More info. . . when you activate AP, it warns you to keep your hands on the wheel and *be ready to take over at any time*. I know it does nag you if your hands aren't on the wheel and from the manual (I haven't tried it) it will de-accelerate, put the hazard lights on and stop if you 1) unlatch the drivers seat belt or leave the seat, 2) don't put your hands on the wheel after warnings.

Don't forget, although AP might be in control, you still have control of the car speeding at something at 70 mph and if you decide to take the wrong corrective action -- it happens every day, multiple times in any car (without AP), it's not the cars fault. Leave the smartphone alone.

As I've reported first hand in the first 1000 miles, both TACC and AP have their positive features for reducing potential accidents. While I haven't had any close calls, I have had cars pull in or change lanes and the car has reacted before I would normally have.

Go take a test drive. It's an awesome car.


----------



## inkahauts

Here is a question. What if he was paying attention to other things and then moved his arms suddenly and hit the steering wheel by accident? Would that then make the car swerve and possibly hit the car that was parked? Can that happen? Just be more amo for paying attention still. 

Their website though seems to need some correcting. Problem is with culture and grammar who knows how that may have gotten messed up?


----------



## dennisj00

I'd almost think that's what happened. When you're using AP, you're hands are on the wheel but sorta sliding. If you counter the steering, it cuts off - that's one way to dis-engage it.

It tends to steer more that I do while staying in the middle of the lane. And I'd like it to favor more to the left while passing a truck in the right or vice-versa. While it does a good job, there are situations that you need to be there. So far, I don't agree that getting comfortable with it is setting you up for an accident. While there are uTubes and other reports otherwise, that's no fault of Tesla.

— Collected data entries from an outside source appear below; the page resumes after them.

+  const int wm = wave >> 1, wn = wave & 1;
+  f32x4 acc[4][4];
+#pragma unroll
+  for (int a = 0; a < 4; ++a)
+#pragma unroll
+    for (int m = 0; m < 4; ++m) acc[a][m] = (f32x4){0.f, 0.f, 0.f, 0.f};
+
+  const uint4* ls = lds + gq * 128 + wm * 64 + j;
+  const uint4* lp = lds + 1024 + gq * 128 + wn * 64 + j;
+  for (int ch = 0; ch < nch; ++ch) {
+    if (ch) __syncthreads();
+#pragma unroll
+    for (int i = 0; i < 8; ++i) lds[i * 256 + tid] = stage[i];
+    __syncthreads();
+    if (ch + 1 < nch) {
+#pragma unroll
+      for (int i = 0; i < 8; ++i) stage[i] = src[i][(size_t)(ch + 1) * (i < 4 ? step_s : step_p)];
+    }
+    ap_bf16x8 sh[4], sl[4], ph[4], pl[4];
+#pragma unroll
+    for (int m = 0; m < 4; ++m) {
+      sh[m] = __builtin_bit_cast(ap_bf16x8, ls[m * 16]);
+      sl[m] = __builtin_bit_cast(ap_bf16x8, ls[512 + m * 16]);
+    }
+#pragma unroll
+    for (int a = 0; a < 4; ++a) {
+      ph[a] = __builtin_bit_cast(ap_bf16x8, lp[a * 16]);
+      pl[a] = __builtin_bit_cast(ap_bf16x8, lp[512 + a * 16]);
+    }
+#pragma unroll
+    for (int a = 0; a < 4; ++a)
+#pragma unroll
+      for (int m = 0; m < 4; ++m) acc[a][m] = __builtin_amdgcn_mfma_f32_16x16x32_bf16(ph[a], sl[m], acc[a][m], 0, 0, 0);
+#pragma unroll
+    for (int a = 0; a < 4; ++a)
+#pragma unroll
+      for (int m = 0; m < 4; ++m) acc[a][m] = __builtin_amdgcn_mfma_f32_16x16x32_bf16(pl[a], sh[m], acc[a][m], 0, 0, 0);
+#pragma unroll
+    for (int a = 0; a < 4; ++a)
+#pragma unroll
+      for (int m = 0; m < 4; ++m) acc[a][m] = __builtin_amdgcn_mfma_f32_16x16x32_bf16(ph[a], sh[m], acc[a][m], 0, 0, 0);
+  }
+  __syncthreads();
+
+  float* strip = (float*)lds + wave * 2048;
+  float* o = out.lv[lvl] + (size_t)b * g.N1 * N2;
+  const int n1w = tm * AP_TILE + wm * 64, n2w = tn * AP_TILE + wn * 64;
+  const bool vec = (N2 & 3) == 0;
+#pragma unroll
+  for (int m = 0; m < 4; ++m) {
+#pragma unroll
+    for (int a = 0; a < 4; ++a) *(f32x4*)(strip + j * AP_ROW + 16 * a + 4 * gq) = acc[a][m];
+    __builtin_amdgcn_wave_barrier();
+    if (vec) {
+      const int col = n2w + 4 * j;
+#pragma unroll
+      for (int it = 0; it < 4; ++it) {
+        const int row = it * 4 + gq, n1 = n1w + 16 * m + row;
+        const f32x4 v = *(const f32x4*)(strip + row * AP_ROW + 4 * j);
+        if (n1 < g.N1 && col < N2) *(f32x4*)(o + (size_t)n1 * N2 + col) = v;
+      }
+    } else {
+      const int col = n2w + lane;
+#pragma unroll
+      for (int row = 0; row < 16; ++row) {
+        const int n1 = n1w + 16 * m + row;
+        const float v = strip[row * AP_ROW + lane];
+        if (n1 < g.N1 && col < N2) o[(size_t)n1 * N2 + col] = v;
+      }
+    }
+    __builtin_amdgcn_wave_barrier();
+  }
+}
+
+extern "C" int codd_allpairs_gemm(const void* srec, const void* prec, int B, int D, int h, int w, float* lvl0, float* lvl1,
+                                  float* lvl2, float* lvl3, void* stream) {
+  ApGeom g;
+  const int rc = ap_geometry(B, D, h, w, g);
+  if (rc != CODD_OK) return rc;
+  ApOut o = {{lvl0, lvl1, lvl2, lvl3}};
+  if (!srec || !prec || ((uintptr_t)srec & 15) || ((uintptr_t)prec & 15)) return CODD_EINVAL;
+  for (int i = 0; i < 4; ++i) {
+    if (!o.lv[i] || ((uintptr_t)o.lv[i] & 3)) return CODD_EINVAL;
+    if (!(g.N2[i] & 3) && ((uintptr_t)o.lv[i] & 15)) return CODD_EINVAL;
+  }
+  allpairs_gemm_kernel<<<g.first[4], 256, 0, (hipStream_t)stream>>>((const uint4*)srec, (const uint4*)prec, g, o);
+  CODD_LAUNCH_CHECK();
+  return CODD_OK;
+}
diff --git a/codd_amd/motion.py b/codd_amd/motion.py
--- a/codd_amd/motion.py
+++ b/codd_amd/motion.py
@@ -363,10 +363,13 @@
             with torch.cuda.stream(stream):
                 out[key] = fn(image)
                 if key == "fmap" and state is not None and "memory" in state and state.get("raft_feat") is not None:
-                    out["pyr"] = (state["raft_feat"], ops.allpairs_corr(state["raft_feat"], out["fmap"]))
+                    out["pyr"] = (state["raft_feat"],) + self._pyramid(state, state["raft_feat"], out["fmap"])
                     if PRELOOP_SIDE and state.get("raft_netinp") is not None:
                         out["pre"] = self._preloop(state["raft_netinp"])
         self._pending = out
+
+    def _pyramid(self, state, fmap_prev, fmap_curr):
+        return ops.allpairs_corr(fmap_prev, fmap_curr, prev=state.get("raft_rec"), carry=True, key=id(self))
 
     def _preloop(self, net_inp):
         B, _, h, w = net_inp.shape
@@ -397,6 +400,7 @@
         if "memory" not in state:
             fm, ni = self._join("fmap", dev), self._join("netinp", dev)
             state["raft_feat"] = fm if fm is not None else self.fnet(image_curr)
+            state.pop("raft_rec", None)
             state["raft_netinp"] = ni if ni is not None else self.context(image_curr)
             return
         B, _, H, W = image_curr.shape
@@ -413,7 +417,10 @@
         fmap_curr = self._join("fmap", dev)
         if fmap_curr is None:
             fmap_curr = self.fnet(image_curr)
-        pyr = pre[1] if pre is not None and pre[0] is fmap_prev else ops.allpairs_corr(fmap_prev, fmap_curr)
+        if pre is not None and pre[0] is fmap_prev:
+            pyr, rec = pre[1], pre[2]
+        else:
+            pyr, rec = self._pyramid(state, fmap_prev, fmap_curr)
         net, inp = (pl["net"], pl["inp"]) if pl is not None else ops.context_split(net_inp)
         if pl is not None and pl.get("depth_prev") is depth_prev:
             d1 = pl["d1"]
@@ -435,7 +442,7 @@
         T_up, outputs["weight"] = ops.cvx_upsample_se3_weight(T, weight.contiguous(), mask)
         outputs["Ts"] = T_up
         outputs["flow2d_est_induced"] = ops.induced_flow(T_up, depth_prev, [float(v) for v in K])
-        state["raft_feat"] = fmap_curr
+        state["raft_feat"], state["raft_rec"] = fmap_curr, rec
         ni = self._join("netinp", dev)
         state["raft_netinp"] = ni if ni is not None else self.context(image_curr)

I'm not sure we can make any technology idiot-proof. Look at the idiots walking into the fountains in the mall while concentrating on their phones.


----------



## James Long

inkahauts said:


> It's funny, as I recall Google had a lane sharing issues as well that resulted in an accident. I wonder if this kind of thing is a bigger issue to figure out than we would think. I'd like to know what their findings are.


You are correct. Google reported an incident with a lane sharing issue (linked earlier in this thread). It was a wider lane where two vehicles could have fit between the lines. That accident is an important learning experience for Google.



dennisj00 said:


> Nobody takes responsiblility for their own actions anymore.

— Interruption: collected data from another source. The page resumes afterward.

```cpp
hipError_t launch_dd_solution(const NetDev &net, const Scratch &sc, const BatchIn &in, const BatchOut &out, int slot,
                              const double *rows, int stride, hipStream_t st) {
    hipLaunchKernelGGL(k_dd_solution, dim3(1), dim3(kWave), relax_lds_bytes(sc.Tcap, sc.Lcap, 1, sc.us), st, net, sc,
                       in, out, slot, rows, stride);
// ... 22 lines not shown
```

sgufp_solver_amd/engine.py:

```python
from __future__ import annotations

import ctypes as C
import os
from typing import List, Optional, Sequence, Tuple

import numpy as np

from .pools import DOUBLE_MIN, NodeRecord, PoolCut, RelaxResult

HERE = os.path.dirname(os.path.abspath(__file__))
LIB_PATH = os.environ.get("SGUFP_LIB_PATH") or os.path.join(HERE, "lib", "libsgufp_hip.so")

SUCCESS, PRUNED_F, PRUNED_O, NEEDS_SUBPROBLEM, PRUNED_BOUND = 0, 1, 2, 3, 4
ROUTE_IN_ORDER, ROUTE_EXACT_PHASE, ROUTE_NX_PHASE, ROUTE_NX_FALLBACK = 0, 1, 2, 3
ERR_RECORD, ERR_CAPACITY, ERR_CUTSET = 16, 17, 18

EXPORTS = [
    "sgufp_create_from_file", "sgufp_create", "sgufp_destroy", "sgufp_get_network_info",
    "sgufp_processing_order", "sgufp_last_error", "sgufp_stream", "sgufp_cuts_append",
    "sgufp_cuts_clear", "sgufp_cuts_count", "sgufp_batch_upload", "sgufp_batch_relax",
    "sgufp_batch_sync", "sgufp_batch_results", "sgufp_batch_children_size", "sgufp_batch_children",
    "sgufp_batch_paths", "sgufp_batch_stats", "sgufp_batch_refine", "sgufp_set_timing",
    "sgufp_last_timing", "sgufp_probe_network", "sgufp_batch_debug",
    "sgufp_batch_phases", "sgufp_batch_narrow_split", "sgufp_batch_refold_stats", "sgufp_subproblem", "sgufp_subproblem_detail", "sgufp_slot_keys",
# ... 88 lines not shown
    lib.sgufp_batch_children.argtypes = [P, P, P, P, P, P, P, P, P]
    lib.sgufp_batch_paths.argtypes = [P, P, P]
    lib.sgufp_batch_stats.argtypes = [P, P, P, P, P]
    lib.sgufp_batch_refine.argtypes = [P, C.c_int, P, P, P, C.c_double]
    lib.sgufp_set_timing.argtypes = [P, C.c_int]
    lib.sgufp_last_timing.argtypes = [P, P, P]
    lib.sgufp_probe_network.argtypes = [C.c_char_p, P, P, C.c_int32, P, P]
    lib.sgufp_batch_debug.argtypes = [P, P, P]
    lib.sgufp_batch_phases.argtypes = [P, P]
    lib.sgufp_batch_narrow_split.argtypes = [P, P]
    if hasattr(lib, "sgufp_batch_refold_stats"):
        lib.sgufp_batch_refold_stats.argtypes = [P, P]
    lib.sgufp_batch_routes.argtypes = [P, P]
    if hasattr(lib, "sgufp_relax_launches"):
        lib.sgufp_relax_launches.argtypes = [P, P]
    lib.sgufp_subproblem.argtypes = [P, C.c_int, P, P, P, P, P, P]
    lib.sgufp_subproblem_detail.argtypes = [P, P, P, P]
    lib.sgufp_slot_keys.argtypes = [P, P]
    lib.sgufp_cuts_append_rows.argtypes = [P, C.c_int, C.c_int, P, P]
    lib.sgufp_frontier_clear.argtypes = [P]
    lib.sgufp_frontier_size.argtypes = [P, P, P]
    lib.sgufp_frontier_push.argtypes = [P, C.c_int, P, P, P, P, P, P, P]
    lib.sgufp_frontier_take_size.argtypes = [P, C.c_int, C.c_int, P, P]
    lib.sgufp_frontier_take.argtypes = [P, C.c_int, C.c_int, P, P, P, P, P, P, P]
    lib.sgufp_bnb_step.argtypes = [P, C.c_int, P, P]
    lib.sgufp_balance_plan.argtypes = [C.c_int, P, P, P, P, P]
    lib.sgufp_comm_allgather_i64.argtypes = [P, P, C.c_int, P]
    lib.sgufp_frontier_peek_size.argtypes = [P, C.c_int64, C.c_int, P, P]
    lib.sgufp_frontier_peek.argtypes = [P, C.c_int64, C.c_int, P, P, P, P, P, P, P]
    lib.sgufp_bnb_set_limits.argtypes = [P, C.c_int, C.c_double]
# ... 272 lines not shown
    def phases(self):
        t = np.zeros((self.n, 8), dtype=np.int64)
        self._check(self.lib.sgufp_batch_phases(self.ctx, _ptr(t)))
        return t

    def narrow_split(self):
        t = np.zeros((self.n, 3), dtype=np.int64)
        self._check(self.lib.sgufp_batch_narrow_split(self.ctx, _ptr(t)))
        return t

    def relax_launches(self) -> int:
        v = C.c_int64(0)
        self._check(self.lib.sgufp_relax_launches(self.ctx, C.byref(v)))
        return int(v.value)

    def refold_stats(self):
        t = np.zeros((self.n, 16), dtype=np.uint32)
        self._check(self.lib.sgufp_batch_refold_stats(self.ctx, _ptr(t)))
        return t

    def children_batch(self) -> BatchArrays:
        child_off, gl, lb, ub, soff, states, poff, sol = self.children_arrays()
        return batch_from_arrays(gl, lb, ub, soff, states[:soff[-1]], poff, sol[:poff[-1]])

    def paths(self):
        n = self.n
        off = np.zeros(n + 1, dtype=np.int64)
        self._check(self.lib.sgufp_batch_paths(self.ctx, _ptr(off), None))
        buf = np.zeros(max(int(off[-1]), 1), dtype=np.int16)
        self._check(self.lib.sgufp_batch_paths(self.ctx, _ptr(off), _ptr(buf)))
# ... 310 lines not shown
```

Before: 390,900 relaxations/s.

## Share DD builds across batch nodes with identical layer/mask via device templates

Before relaxation, frontier nodes are hashed on (global layer, mask). Each key that appears at least twice gets a pre-built decision-diagram template, built once per kernel launch. Matching nodes then copy the template's topology, flags and layer tables with vectorized copies instead of running dd_build and build_stream themselves. This adds three small kernels, a memset, template memory and copy traffic, and it only pays off when many nodes share keys.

At least not until they are sued out of existence. Perhaps that is part of the problem. Accepting responsibility would open Tesla up to liability. Shirking responsibility means they can always blame the drivers. Some people are too stupid to own a Tesla. 

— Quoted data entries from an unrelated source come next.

# Arief-AK/OpenCL-Development-Real-time-Image-Processing

Hardware: AMD Instinct MI355X
Metric: Mpixels/s (Gaussian 5x5, 4K RGBA) (higher is better)
Workload: dtype u8 in/out, f32 accumulate

## Files before the change

### include/mi355_imgfilter.h

```cpp
#ifndef MI355_IMGFILTER_H
#define MI355_IMGFILTER_H

#include <stddef.h>
#include <stdint.h>

#ifdef __cplusplus
extern "C" {
#endif

#define MI355_OK 0
#define MI355_ERR_BAD_ARG (-1)
#define MI355_ERR_HIP (-2)
#define MI355_ERR_NO_DEVICE (-3)
#define MI355_ERR_UNSUPPORTED (-4)
#define MI355_ERR_NOMEM (-5)

#define MI355_MAX_GAUSS_K 63

#define MI355_GAUSS_FAST 0
#define MI355_GAUSS_EXACT 1

typedef struct mi355_ctx mi355_ctx;

int mi355_device_count(int* count);
// ... 15 lines not shown

#define MI355_INPUT_RGBA 0
#define MI355_INPUT_BGR 1
int mi355_ctx_set_input_format(mi355_ctx* ctx, int format);
int mi355_bgr_to_rgba8_dev(mi355_ctx* ctx, const void* d_bgr, void* d_rgba, int w, int h, int nframes);

int mi355_gauss_weights(int k, float sigma, float* out_k2);
int mi355_ctx_set_gauss_weights(mi355_ctx* ctx, int k, float sigma, const float* w_k2);

int mi355_gray_rgba8(mi355_ctx* ctx, const uint8_t* rgba, uint8_t* out_rgba, int w, int h,
                     uint64_t prof_ns[6]);
int mi355_gray1_rgba8(mi355_ctx* ctx, const uint8_t* rgba, uint8_t* out_gray, int w, int h,
                      uint64_t prof_ns[6]);
int mi355_gauss_rgba8(mi355_ctx* ctx, const uint8_t* rgba, uint8_t* out_rgba, int w, int h, int k,
                      float sigma, uint64_t prof_ns[6]);
int mi355_sobel_rgba8(mi355_ctx* ctx, const uint8_t* rgba, uint8_t* out_gray, int w, int h,
                      uint64_t prof_ns[6]);
int mi355_pipeline_rgba8(mi355_ctx* ctx, const uint8_t* rgba, uint8_t* out_gray, int w, int h, int k,
                         float sigma, uint64_t prof_ns[6]);

int mi355_image2d_rgba8(mi355_ctx* ctx, int filter, const uint8_t* rgba, uint8_t* out, int w, int h, int k,
                        float sigma, uint64_t prof_ns[6]);
int mi355_gauss_weights_image2d(int k, float sigma, float* out_k2);

#define MI355_FILTER_GRAY 0
#define MI355_FILTER_GRAY1 1
#define MI355_FILTER_GAUSS 2
#define MI355_FILTER_SOBEL 3
#define MI355_FILTER_PIPELINE 4
#define MI355_FILTER_GAUSS_GRAY8 5
#define MI355_FILTER_SOBEL_GRAY8 6
#define MI355_FILTER_PIPELINE_GRAY8 7
#define MI355_MAX_MEDIAN_K 7
#define MI355_FILTER_MEDIAN 16
#define MI355_FILTER_MEDIAN_GRAY8 17
#define MI355_MAX_MORPH_K 17
#define MI355_FILTER_ERODE 24
#define MI355_FILTER_DILATE 25
#define MI355_FILTER_OPEN 26
#define MI355_FILTER_CLOSE 27
#define MI355_FILTER_ERODE_GRAY8 28
#define MI355_FILTER_DILATE_GRAY8 29
#define MI355_FILTER_OPEN_GRAY8 30
#define MI355_FILTER_CLOSE_GRAY8 31
#define MI355_FILTER_EQUALIZE_GRAY8 40
#define MI355_FILTER_OTSU_GRAY8 41
#define MI355_MAX_BOX_K 63
#define MI355_FILTER_BOX 48
#define MI355_FILTER_BOX_GRAY8 49
int mi355_filter_batched(mi355_ctx* ctx, int filter, const uint8_t* rgba, uint8_t* out, int w, int h,
                         int nframes, int k, float sigma, uint64_t prof_ns[6]);
int mi355_filter_out_bpp(int filter);
int mi355_filter_in_bpp(int filter);

int mi355_filter_stream(mi355_ctx* ctx, int filter, const uint8_t* rgba, uint8_t* out, int w, int h,
                        int nframes, int chunk_frames, int k, float sigma, double* elapsed_ms);
int mi355_host_alloc(mi355_ctx* ctx, size_t nbytes, void** h_ptr);
int mi355_host_free(mi355_ctx* ctx, void* h_ptr);

int mi355_gray_rgba8_dev(mi355_ctx* ctx, const void* d_in, void* d_out, int w, int h, int nframes);
int mi355_gray1_rgba8_dev(mi355_ctx* ctx, const void* d_in, void* d_out, int w, int h, int nframes);
int mi355_gauss_rgba8_dev(mi355_ctx* ctx, const void* d_in, void* d_out, int w, int h, int nframes,
                          int k, float sigma);
int mi355_sobel_rgba8_dev(mi355_ctx* ctx, const void* d_in, void* d_out, int w, int h, int nframes);
int mi355_pipeline_rgba8_dev(mi355_ctx* ctx, const void* d_in, void* d_out, int w, int h, int nframes,
                             int k, float sigma);
int mi355_filter_dev(mi355_ctx* ctx, int filter, const void* d_in, void* d_out, int w, int h,
                     int nframes, int k, float sigma);
int mi355_hist_gray8_dev(mi355_ctx* ctx, const void* d_in, uint32_t* d_hist, int w, int h, int nframes);
int mi355_otsu_thresholds_gray8_dev(mi355_ctx* ctx, const void* d_in, int32_t* d_thresh, int w, int h, int nframes);

#define MI355_INTERP_NEAREST 0
#define MI355_INTERP_LINEAR 1
#define MI355_INTERP_AREA 3
#define MI355_MAX_AREA_FACTOR 16
int mi355_resize_check(int bpp, int src_w, int src_h, int dst_w, int dst_h, int nframes, int interp);
int mi355_resize_dev(mi355_ctx* ctx, const void* d_in, void* d_out, int bpp, int src_w, int src_h,
                     int dst_w, int dst_h, int nframes, int interp);
int mi355_resize_batched(mi355_ctx* ctx, const uint8_t* in, uint8_t* out, int bpp, int src_w, int src_h,
                         int dst_w, int dst_h, int nframes, int interp, uint64_t prof_ns[6]);

#define MI355_WARP_INVERSE_MAP 16
#define MI355_BORDER_CONSTANT 0
#define MI355_BORDER_REPLICATE 1
#define MI355_MAX_WARP_SIZE 32766
int mi355_rotation_matrix(double cx, double cy, double angle_deg, double scale, double m[6]);
int mi355_warp_affine_matrix(const double m[6], int flags, double inv[6]);
int mi355_warp_affine_check(int bpp, int src_w, int src_h, int dst_w, int dst_h, int nframes, const double m[6],
                            int flags, int border_mode);
int mi355_warp_affine_dev(mi355_ctx* ctx, const void* d_in, void* d_out, int bpp, int src_w, int src_h, int dst_w,
                          int dst_h, int nframes, const double m[6], int flags, int border_mode,
                          uint32_t border_value);
int mi355_warp_affine_batched(mi355_ctx* ctx, const uint8_t* in, uint8_t* out, int bpp, int src_w, int src_h,
                              int dst_w, int dst_h, int nframes, const double m[6], int flags, int border_mode,
                              uint32_t border_value, uint64_t prof_ns[6]);

#define MI355_MAP_FIXED 0
#define MI355_MAP_FLOAT 1
int mi355_remap_check(int bpp, int src_w, int src_h, int dst_w, int dst_h, int nframes, int map_kind, int interp,
                      int border_mode);
int mi355_remap_dev(mi355_ctx* ctx, const void* d_in, void* d_out, int bpp, int src_w, int src_h, int dst_w, int dst_h,
                    int nframes, const void* d_map1, const void* d_map2, int map_kind, int interp, int border_mode,
                    uint32_t border_value);
int mi355_remap_batched(mi355_ctx* ctx, const uint8_t* in, uint8_t* out, int bpp, int src_w, int src_h, int dst_w,
                        int dst_h, int nframes, const void* map1, const void* map2, int map_kind, int interp,
                        int border_mode, uint32_t border_value, uint64_t prof_ns[6]);
// ... 91 lines not shown
```

### opencl-development-real-time-image-processing_amd/__init__.py

```python
from .imgfilter import (
    ADAPTIVE_BINARY,
    ADAPTIVE_BINARY_INV,
    BORDER_CONSTANT,
    BORDER_REPLICATE,
    FILTER_BOX,
    FILTER_BOX_GRAY8,
    FILTER_CLOSE,
    FILTER_CLOSE_GRAY8,
    FILTER_DILATE,
    FILTER_DILATE_GRAY8,
    FILTER_ERODE,
    FILTER_ERODE_GRAY8,
    FILTER_EQUALIZE_GRAY8,
    FILTER_GAUSS,
    FILTER_GAUSS_GRAY8,
    FILTER_GRAY,
    FILTER_GRAY1,
    FILTER_MEDIAN,
    FILTER_MEDIAN_GRAY8,
    FILTER_OPEN,
    FILTER_OPEN_GRAY8,
    FILTER_OTSU_GRAY8,
    FILTER_PIPELINE,
    FILTER_PIPELINE_GRAY8,
    FILTER_SOBEL,
    FILTER_SOBEL_GRAY8,
    IN_BPP,
    OUT_BPP,
    GAUSS_EXACT,
    GAUSS_FAST,
    IMPL_AUTO,
    IMPL_MFMA,
    INPUT_BGR,
    INTERP_AREA,
    INTERP_LINEAR,
    INTERP_NEAREST,
    INPUT_RGBA,
    IMPL_TILE,
    IMPL_VALU,
    MAP_FIXED,
    MAP_FLOAT,
    MAX_AREA_FACTOR,
    MAX_BOX_K,
    MAX_CLAHE_TILES,
    MAX_MEDIAN_K,
    MAX_MORPH_K,
    MAX_WARP_SIZE,
    WARP_INVERSE_MAP,
    YUV_BT601,
    YUV_BT601_FULL,
    YUV_BT709,
    YUV_I420,
    YUV_NV12,
    YUV_NV21,
    YUV_UYVY,
    YUV_YUY2,
    YUV_YV12,
    Context,
    Group,
    Mi355Error,
    adaptive_threshold_check,
    build_library,
    clahe_check,
    declared_symbols,
    gauss_weights,
    gauss_weights_image2d,
    group_shard,
    library_path,
    load_library,
    perspective_matrix,
    remap_check,
    resize_check,
    rotation_matrix,
    warp_affine_check,
    warp_affine_matrix,
    warp_perspective_check,
    yuv_check,
    yuv_frame_bytes,
)
```

### opencl-development-real-time-image-processing_amd/csrc/capi.hip

```cpp
#include <hip/hip_runtime.h>

#include <cmath>
#include <cstdio>
#include <cstdlib>
#include <cstring>
#include <ctime>
#include <new>
#include <vector>

#include "../../include/mi355_imgfilter.h"
#include "kernels.hpp"

using namespace mi355;

namespace {

struct CoefEntry {
    int k;
    uint32_t sigma_bits;
    GaussCoef coef;
    float* d_buf;
    std::vector<float> h_tab;
    uint64_t last_use;
    bool installed;
// ... 853 lines not shown
}

MI355_API int mi355_gauss_weights_image2d(int k, float sigma, float* out_k2)
{
    if (!out_k2 || !valid_k(k) || !valid_sigma(sigma))
        return MI355_ERR_BAD_ARG;
    gen_weights_image2d(k, sigma, out_k2);
    return MI355_OK;
}

MI355_API int mi355_image2d_rgba8(mi355_ctx* ctx, int filter, const uint8_t* rgba, uint8_t* out, int w, int h, int k,
                                  float sigma, uint64_t prof_ns[6])
{
    if (!ctx || !rgba || !out || !valid_sizes(w, h, 1) ||
        (filter != MI355_FILTER_GRAY && filter != MI355_FILTER_GAUSS && filter != MI355_FILTER_SOBEL))
        return MI355_ERR_BAD_ARG;
    const bool gauss = filter == MI355_FILTER_GAUSS;
    if (gauss && (!valid_k(k) || !valid_sigma(sigma)))
        return MI355_ERR_BAD_ARG;
    HIP_TRY(ctx, hipSetDevice(ctx->device));
    const size_t npx = (size_t)w * h, in_bytes = npx * 4, out_bytes = npx * (gauss ? 4 : 1);
    int rc = ensure(ctx, ctx->d_in, in_bytes);
    if (rc == MI355_OK)
        rc = ensure(ctx, ctx->d_out, out_bytes);
    if (rc != MI355_OK)
        return rc;
    if (gauss) {
        if (!ctx->d_img_table)
            HIP_TRY(ctx, hipMalloc((void**)&ctx->d_img_table, sizeof(float) * MI355_MAX_GAUSS_K * MI355_MAX_GAUSS_K));
        std::vector<float> table((size_t)k * k);
        gen_weights_image2d(k, sigma, table.data());
        HIP_TRY(ctx, hipStreamSynchronize(ctx->stream));
        HIP_TRY(ctx, hipMemcpy(ctx->d_img_table, table.data(), sizeof(float) * table.size(), hipMemcpyHostToDevice));
    }
    return timed_roundtrip(ctx, ctx->d_in.p, rgba, in_bytes, out, out_bytes, prof_ns, [&] {
        HIP_TRY(ctx, launch_image2d(ctx->stream, filter, static_cast<const uint8_t*>(ctx->d_in.p),
                                    static_cast<uint8_t*>(ctx->d_out.p), w, h, 1, k, ctx->d_img_table));
        return MI355_OK;
    });
}
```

Tesla is relying on the driver to be better than their AI. Tesla is relying on the driver to take over the instant that their AI fails. When one says that the car is reacting faster than they would have reacted isn't that a warning that they are paying attention to their surroundings?

I am reminded of the quote from the previous article: "So if you don't brake, it's your fault because you weren't paying attention. And if you do brake, it's your fault because you were driving."


----------



## dennisj00

We need a "Great Spin" button! And remind me where the ignore button is.


----------



## Rich

dennisj00 said:


> And we certainly don't know the whole story. The kid could have grabbed the wheel in panic and side-swiped the parked car. Until the data is reviewed, we don't know the whole story. A driver's first reaction is 'it's not my fault'. Although he did admit he wasn't paying attention so it's HIS fault! (whether he admitted it or not).
> 
> Reminds me of a story one night on national news of a kid that got killed on a 4 wheeler and the mother's quote was 'I can't believe that salesman would sell me something that would kill my child!"
> 
> Nobody takes responsiblility for their own actions anymore.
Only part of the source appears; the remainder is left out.